A Metrohm (Herisau, Switzerland) potentiometer (model 713, resolution of ± 0.1 mV) was used for pH measurements. It was coupled with Metrohm 765 Dosimat burettes (minimum deliverable volume of ± 0.001 cm³) and equipped with Metrohm combined glass electrodes (mod. 6.0259.100). The temperature control (25.0 ± 0.1°C) was achieved by means of water circulation, in the outer chamber of the titration cell, from a thermocryostat (mod. D1-G Haake, Victoria, Australia).

The absorption spectra were recorded with a Jasco (Cremella, LC, Italy) double-beam spectrophotometer UV-vis, model V-550, equipped with Hellma (Jena, Germany) quartz cuvettes (1.000 cm optical path length).

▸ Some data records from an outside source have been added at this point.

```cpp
#define LM_MASK_SLOTS 128
#define LM_MASK_LEVELS 4
struct LmMaskArgs {
    u8* frame;
    size_t slot_stride;
    u32 off_quant[LM_MASK_LEVELS][2];
    u32 w[LM_MASK_LEVELS];
    u32 vec_begin[LM_MASK_LEVELS + 1];
    u32 vec_depth;
    u32 mask_pitch;
    int levels;
    int vec_rows;
    int n;
    u16 slot[LM_MASK_SLOTS];
    const u8* cmask[LM_MASK_SLOTS];
    const u8* dmask[LM_MASK_SLOTS];
};
void lmk_match_mask(hipStream_t s, const LmMaskArgs& a);

struct LmScanArgs {
    const u8* lm;
    size_t lm_slot_stride;
// ... 184 lines not shown
```

Before: 197,900.

## Add fused T=8 linear-memory kernel emitting spread bytes and miss bit-planes

Adds a new k_lm_planes8 kernel for T=8 that builds the spread response bytes and the bit-transposed miss planes in one pass. It uses a complement fast path, flagged in the response table, that replaces the LUT lookup with a bitwise NOT. It also retunes the T=5 spread kernel: clamped row loads instead of branches, three-input OR via bitop3, and SGPR-based store addressing. The new T=8 path only runs when the caller sets bit 31 of plane_ori, which this change does not visibly do, and both paths can be switched off through a new tuning key.

```diff
diff --git a/include/linemod_hip.h b/include/linemod_hip.h
--- a/include/linemod_hip.h
+++ b/include/linemod_hip.h
@@ -129,6 +129,7 @@
 #define LM_TUNE_SCAN1_MIN_THRESHOLD 17
 #define LM_TUNE_CGRAD_LEVELS 18
 #define LM_TUNE_SURVIVOR_QUEUE 19
+#define LM_TUNE_LM_STREAM 20
 int lm_set_tuning(lm_detector* det, int key, int value);
 int lm_match_slot(lm_detector* det, int slot, float threshold, int class_idx, lm_match_t* out, size_t cap, size_t* n_out);
 int lm_match_batch(lm_detector* det, int n_slots, float threshold, int class_idx, lm_match_t* out, size_t cap_per_frame,
diff --git a/line-mod-pipeline_amd/__init__.py b/line-mod-pipeline_amd/__init__.py
--- a/line-mod-pipeline_amd/__init__.py
+++ b/line-mod-pipeline_amd/__init__.py
@@ -42,6 +42,7 @@
 TUNE_SCAN1_MIN_THRESHOLD = 17
 TUNE_CGRAD_LEVELS = 18
 TUNE_SURVIVOR_QUEUE = 19
+TUNE_LM_STREAM = 20
 
 
 class Rect(C.Structure):
diff --git a/line-mod-pipeline_amd/csrc/lm_detector.hip b/line-mod-pipeline_amd/csrc/lm_detector.hip
--- a/line-mod-pipeline_amd/csrc/lm_detector.hip
+++ b/line-mod-pipeline_amd/csrc/lm_detector.hip
@@ -88,7 +88,7 @@
         HIP_TRY(hipEventCreateWithFlags(&s.ev_up, hipEventDisableTiming));
         HIP_TRY(hipEventCreateWithFlags(&s.ev_bgr, hipEventDisableTiming));
     }
-    HIP_TRY(hipMalloc(reinterpret_cast<void**>(&d->d_resp_tab), 256 * sizeof(u64) + 256));
+    HIP_TRY(hipMalloc(reinterpret_cast<void**>(&d->d_resp_tab), 256 * sizeof(u64) + 256 + 8));
     HIP_TRY(hipMalloc(reinterpret_cast<void**>(&d->d_scan_stat), 4096 * sizeof(unsigned long long)));
     HIP_TRY(hipMemset(d->d_scan_stat, 0, 4096 * sizeof(unsigned long long)));
     HIP_TRY(hipMalloc(reinterpret_cast<void**>(&d->d_sim_lut), 256));
@@ -106,7 +106,7 @@
 
 int ensure_luts(lm_detector* d) {
     if (!d->luts_dirty) return LM_OK;
-    u64 tab[256 + 32];
+    u64 tab[256 + 32 + 1];
     u8* miss = reinterpret_cast<u8*>(tab + 256);
     int below4 = 0;
     for (int v = 0; v < 256; ++v) {
@@ -119,6 +119,9 @@
         }
         tab[v] = e;
     }
+    bool complement = true;
+    for (int v = 0; v < 256; ++v) complement &= miss[v] == (u8)(~v & 0xFF);
+    tab[256 + 32] = complement ? 1u : 0u;
     d->miss_delta = 4 - below4;
     HIP_TRY(hipDeviceSynchronize());
     HIP_TRY(hipMemcpy(d->d_resp_tab, tab, sizeof(tab), hipMemcpyHostToDevice));
@@ -1334,6 +1337,7 @@
             return LM_OK;
         case LM_TUNE_SCAN1_MIN_THRESHOLD: if (value < 0 || value > 100) break; d->scan1_min_threshold = (float)value; return LM_OK;
         case LM_TUNE_CGRAD_LEVELS: if (value < 0 || value > 1) break; lmk_set_cgrad_levels(value); return LM_OK;
+        case LM_TUNE_LM_STREAM: if (value < 0 || value > 1) break; lmk_set_lm_stream(value); return LM_OK;
         case LM_TUNE_SURVIVOR_QUEUE:
             if (value < 64 || value > (1 << 24)) break;
             if (d->dev_ready) {
diff --git a/line-mod-pipeline_amd/csrc/lm_detector_debug.hip b/line-mod-pipeline_amd/csrc/lm_detector_debug.hip
--- a/line-mod-pipeline_amd/csrc/lm_detector_debug.hip
+++ b/line-mod-pipeline_amd/csrc/lm_detector_debug.hip
@@ -145,6 +145,20 @@
         }
         return LM_OK;
     }
+    if (what == 3) {
+        const size_t blk = (size_t)g.T * g.T * g.wh, pb = blk / 8;
+        if (level != d->cfg.pyramid_levels - 1 || !g.plane_ori || d->slots[slot].layout != lmh::Layout::SpreadAndPlanes)
+            return fail(LM_ERR_INVALID, "the slot's scanned level was not prepared with spread bytes and miss planes");
+        if (size_out) *size_out = blk + 8 * pb;
+        if (out) {
+            if (cap < blk + 8 * pb) return fail(LM_ERR_INVALID, "buffer too small");
+            const u8* base = d->lm(slot, level) + (size_t)modality * g.mod_stride;
+            HIP_TRY(hipMemcpy(out, base, blk, hipMemcpyDeviceToHost));
+            for (int o = 0; o < 8; ++o)
+                HIP_TRY(hipMemcpy(out + blk + o * pb, base + 8 * (size_t)g.ori_stride + (size_t)o * g.plane_ori, pb, hipMemcpyDeviceToHost));
+        }
+        return LM_OK;
+    }
     return fail(LM_ERR_INVALID, "unknown buffer id");
 }
 
diff --git a/line-mod-pipeline_amd/csrc/lm_dev_memories.h b/line-mod-pipeline_amd/csrc/lm_dev_memories.h
--- a/line-mod-pipeline_amd/csrc/lm_dev_memories.h
+++ b/line-mod-pipeline_amd/csrc/lm_dev_memories.h
@@ -349,6 +349,10 @@
     d_lm_spread2(blockIdx.x, q0, qpitch, w, h, lm0, q_slot_stride, lm_slot_stride, gblocks, nslots);
 }
 
+typedef __attribute__((address_space(1))) u8 gmem_u8;
+typedef __attribute__((address_space(1))) u32x2 gmem_u32x2;
+__device__ __forceinline__ gmem_u8* sgpr_base(u8* p) { gmem_u8* g = (gmem_u8*)p; asm("" : "+s"(g)); return g; }
+__device__ __forceinline__ u32 or3(u32 a, u32 b, u32 c) { return __builtin_amdgcn_bitop3_b32(a, b, c, 0xFEu); }
 __device__ __forceinline__ u32 gather4_stride5(const u32 (&V)[11], int b0) {
     const int a0 = b0, a1 = b0 + 5, a2 = b0 + 10, a3 = b0 + 15;
     const u32 lo = __builtin_amdgcn_perm(V[a1 >> 2], V[a0 >> 2], (u32)(a0 & 3) | ((u32)(4 + (a1 & 3)) << 8) | 0x0c0c0000u);
@@ -372,29 +376,30 @@
 #pragma unroll
     for (int r = 0; r < 9; ++r) {
         u32 R[12];
-#pragma unroll
-        for (int d = 0; d < 12; ++d) R[d] = 0;
-        if (y0 + r < h) {
-            const u8* row = q + (size_t)(y0 + r) * qpitch + x0;
+        {
+            const u8* row = q + (size_t)min(y0 + r, h - 1) * qpitch + x0;
             const u32x4 a = ld16a4(row), b = ld16a4(row + 16);
             R[0] = a[0]; R[1] = a[1]; R[2] = a[2]; R[3] = a[3]; R[4] = b[0]; R[5] = b[1]; R[6] = b[2]; R[7] = b[3];
             if (full) { const u32x4 c = ld16a4(row + 32); R[8] = c[0]; R[9] = c[1]; R[10] = c[2]; R[11] = c[3]; }
-            else { const u32x2 c = ld8a4(row + 32); R[8] = c[0]; R[9] = c[1]; }
-        }
-#pragma unroll
-        for (int d = 0; d < 11; ++d)
-            Hr[r][d] = R[d] | __builtin_amdgcn_alignbyte(R[d + 1], R[d], 1u) | __builtin_amdgcn_alignbyte(R[d + 1], R[d], 2u) |
-                       __builtin_amdgcn_alignbyte(R[d + 1], R[d], 3u) | R[d + 1];
-    }
+            else { const u32x2 c = ld8a4(row + 32); R[8] = c[0]; R[9] = c[1]; R[10] = R[11] = 0; }
+        }
+        u32 P[12];
+#pragma unroll
+        for (int d = 0; d < 11; ++d) P[d] = R[d] | __builtin_amdgcn_alignbyte(R[d + 1], R[d], 1u);
+        P[11] = R[11] | (R[11] >> 8);
+#pragma unroll
+        for (int d = 0; d < 11; ++d) Hr[r][d] = or3(P[d], __builtin_amdgcn_alignbyte(P[d + 1], P[d], 2u), R[d + 1]);
+    }
+    u32 pos = (u32)band * (u32)W + 8u * (u32)g;
+    asm volatile("" : "+v"(pos));
 #pragma unroll
     for (int j = 0; j < 5; ++j) {
         u32 V[11];
 #pragma unroll
-        for (int d = 0; d < 11; ++d) V[d] = Hr[j][d] | Hr[j + 1][d] | Hr[j + 2][d] | Hr[j + 3][d] | Hr[j + 4][d];
-        u8* dst = lm + (size_t)(j * 5) * wh + (size_t)band * W + 8 * g;
+        for (int d = 0; d < 11; ++d) V[d] = or3(or3(Hr[j][d], Hr[j + 1][d], Hr[j + 2][d]), Hr[j + 3][d], Hr[j + 4][d]);
 #pragma unroll
         for (int c0 = 0; c0 < 5; ++c0)
-            *reinterpret_cast<u32x2*>(dst + (size_t)c0 * wh) = u32x2{gather4_stride5(V, c0), gather4_stride5(V, c0 + 20)};
+            *(gmem_u32x2*)(sgpr_base(lm + (size_t)(j * 5 + c0) * wh) + pos) = u32x2{gather4_stride5(V, c0), gather4_stride5(V, c0 + 20)};
     }
 }
 __global__ __launch_bounds__(256) void k_lm_spread5(const u8* __restrict__ q0, int qpitch, int w, int h, u8* __restrict__ lm0,
@@ -402,5 +407,137 @@
     d_lm_spread5(blockIdx.x, q0, qpitch, w, h, lm0, q_slot_stride, lm_slot_stride, gblocks, nslots);
 }
 
-
-}
+#define LMK_PLANES8_BLOCK 64
+__device__ __forceinline__ void bit_transpose8_b3(u32& x, u32& y) {
+    u32 t;
+    t = __builtin_amdgcn_bitop3_b32(y, y >> 7, 0x00AA00AAu, 0x28u); y = __builtin_amdgcn_bitop3_b32(y, t, t << 7, 0x96u);
+    t = __builtin_amdgcn_bitop3_b32(x, x >> 7, 0x00AA00AAu, 0x28u); x = __builtin_amdgcn_bitop3_b32(x, t, t << 7, 0x96u);
+    t = __builtin_amdgcn_bitop3_b32(y, y >> 14, 0x0000CCCCu, 0x28u); y = __builtin_amdgcn_bitop3_b32(y, t, t << 14, 0x96u);
+    t = __builtin_amdgcn_bitop3_b32(x, x >> 14, 0x0000CCCCu, 0x28u); x = __builtin_amdgcn_bitop3_b32(x, t, t << 14, 0x96u);
+    t = __builtin_amdgcn_bitop3_b32(y, x >> 4, 0xF0F0F0F0u, 0xE4u);
+    x = __builtin_amdgcn_bitop3_b32(y << 4, x, 0xF0F0F0F0u, 0xE4u);
+    y = t;
+}
+template <bool COMPLEMENT>
+__device__ __forceinline__ void lp8_store(const u32 (&sb)[8][2], const u8* tabu, u8* lm, int y, int g, int W, u32 wh, u32 ori_stride, u32 plane_ori) {
+    u32 pos = (8u * ((u32)y & 7u)) * wh + (u32)(y >> 3) * (u32)W + 8u * (u32)g;
+    asm volatile("" : "+v"(pos));
+    const u32 pos8 = pos >> 3;
+    u8* const planes = lm + 8 * (size_t)ori_stride;
+#pragma unroll
+    for (int c0 = 0; c0 < 8; ++c0) {
+        *(gmem_u32x2*)(sgpr_base(lm + (size_t)c0 * wh) + pos) = u32x2{sb[c0][0], sb[c0][1]};
+        u32 mx, my;
+        if (COMPLEMENT) { mx = ~sb[c0][0]; my = ~sb[c0][1]; }
+        else {
+            mx = my = 0;
+#pragma unroll
+            for (int i = 0; i < 4; ++i) {
+                mx |= (u32)tabu[(sb[c0][0] >> (8 * i)) & 0xFFu] << (8 * i);
+                my |= (u32)tabu[(sb[c0][1] >> (8 * i)) & 0xFFu] << (8 * i);
+            }
+        }
+        bit_transpose8_b3(mx, my);
+        u8* const pc = planes + (((size_t)c0 * wh) >> 3);
+#pragma unroll
+        for (int o = 0; o < 4; ++o) {
+            sgpr_base(pc + (size_t)o * plane_ori)[pos8] = (u8)(mx >> (8 * o));
+            sgpr_base(pc + (size_t)(o + 4) * plane_ori)[pos8] = (u8)(my >> (8 * o));
+        }
+    }
+}
+template <int SRC_SHIFT>
+__device__ __forceinline__ void d_lm_planes8(const u32 vblock, const u8* __restrict__ q0, int qpitch, int w, int h,
+                                             const u64* __restrict__ resp_tab, u8* __restrict__ lm0, u32 ori_stride, u32 plane_ori,
+                                             size_t q_slot_stride, size_t lm_slot_stride, int gblocks, int nslots) {
+    __shared__ u8 tabu[256];
+    u32 slot, tile;
+    xcd_slot_tile_b(vblock, (u32)gblocks, (u32)nslots, slot, tile);
+    const u8* q = slot_ptr_s(q0, q_slot_stride, slot);
+    u8* lm = slot_ptr_s(lm0, lm_slot_stride, slot);
+    const int W = w >> 3, HB = h >> 3, ng = W >> 3;
+    const u32 wh = (u32)W * (u32)HB;
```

In order to record the spectra as a function of pH, the solutions under alkalimetric titration were transferred to and from the optical cell by a peristaltic pump (model SP311, VELP Scientifica, Usmate, MB, Italy).

A Varian (Segrate MI, Italy) Cary Eclipse fluorescence spectrofluorometer was used to record the fluorescence excitation–emission matrix (EEM) spectra with Hellma cuvettes (1.000 × 1.000 cm optical path lengths).

Procedures

The electrode couple was daily calibrated in terms of H⁺ concentration by titrating a 5 × 10⁻³ mol L⁻¹ HCl solution at the working ionic strength (0.001 mol L⁻¹, KNO₃) with standard KOH. In this way, we can assess the slope and the formal potential E⁰ of the Nernst equation in conditions like those of the sample solutions under study. In order to avoid O₂ and CO₂ contamination during the titration, a stream of purified N₂ was bubbled in the titration cell.

The spectrophotometric titrations were carried out on 50 ml of solutions of Fe(III)–TA, with cation concentrations included between 2.0 × 10⁻⁵ and 8.0 × 10⁻⁵ mol L⁻¹ and metal-to-ligand ratios comprised between 1:1 and 3:1. The titrant was 0.1 mol L⁻¹ KOH standard solutions. The TA concentration was calculated based on the formal molecular weight. The ionic strength was 0.001 mol L⁻¹, and it was obtained considering the different ionic components of the solution and the eventual addition of potassium nitrate to reach the exact value. The addition of higher amount of salt would have been preferable in order to maintain the ionic strength at a fixed value during the titration process, but it was not possible because it leads to the formation of a solid purple compound, probably for salting out effect. The titrations were conducted from pH ~3.5 to pH 8.5 because, as explained below, this is the pH range in which it is possible to exclude the presence of redox equilibria. The spectra were recorded in the wavelength range 400–900 nm and a baseline was taken in air before each absorbance measurement. Each absorbance spectrum was taken against the reference cuvette filled with Milli-Q water. UV-vis spectra were also recorded on solutions with different metal-to-ligand ratios, at fixed pH, in order to estimate the metal binding capacity of TA.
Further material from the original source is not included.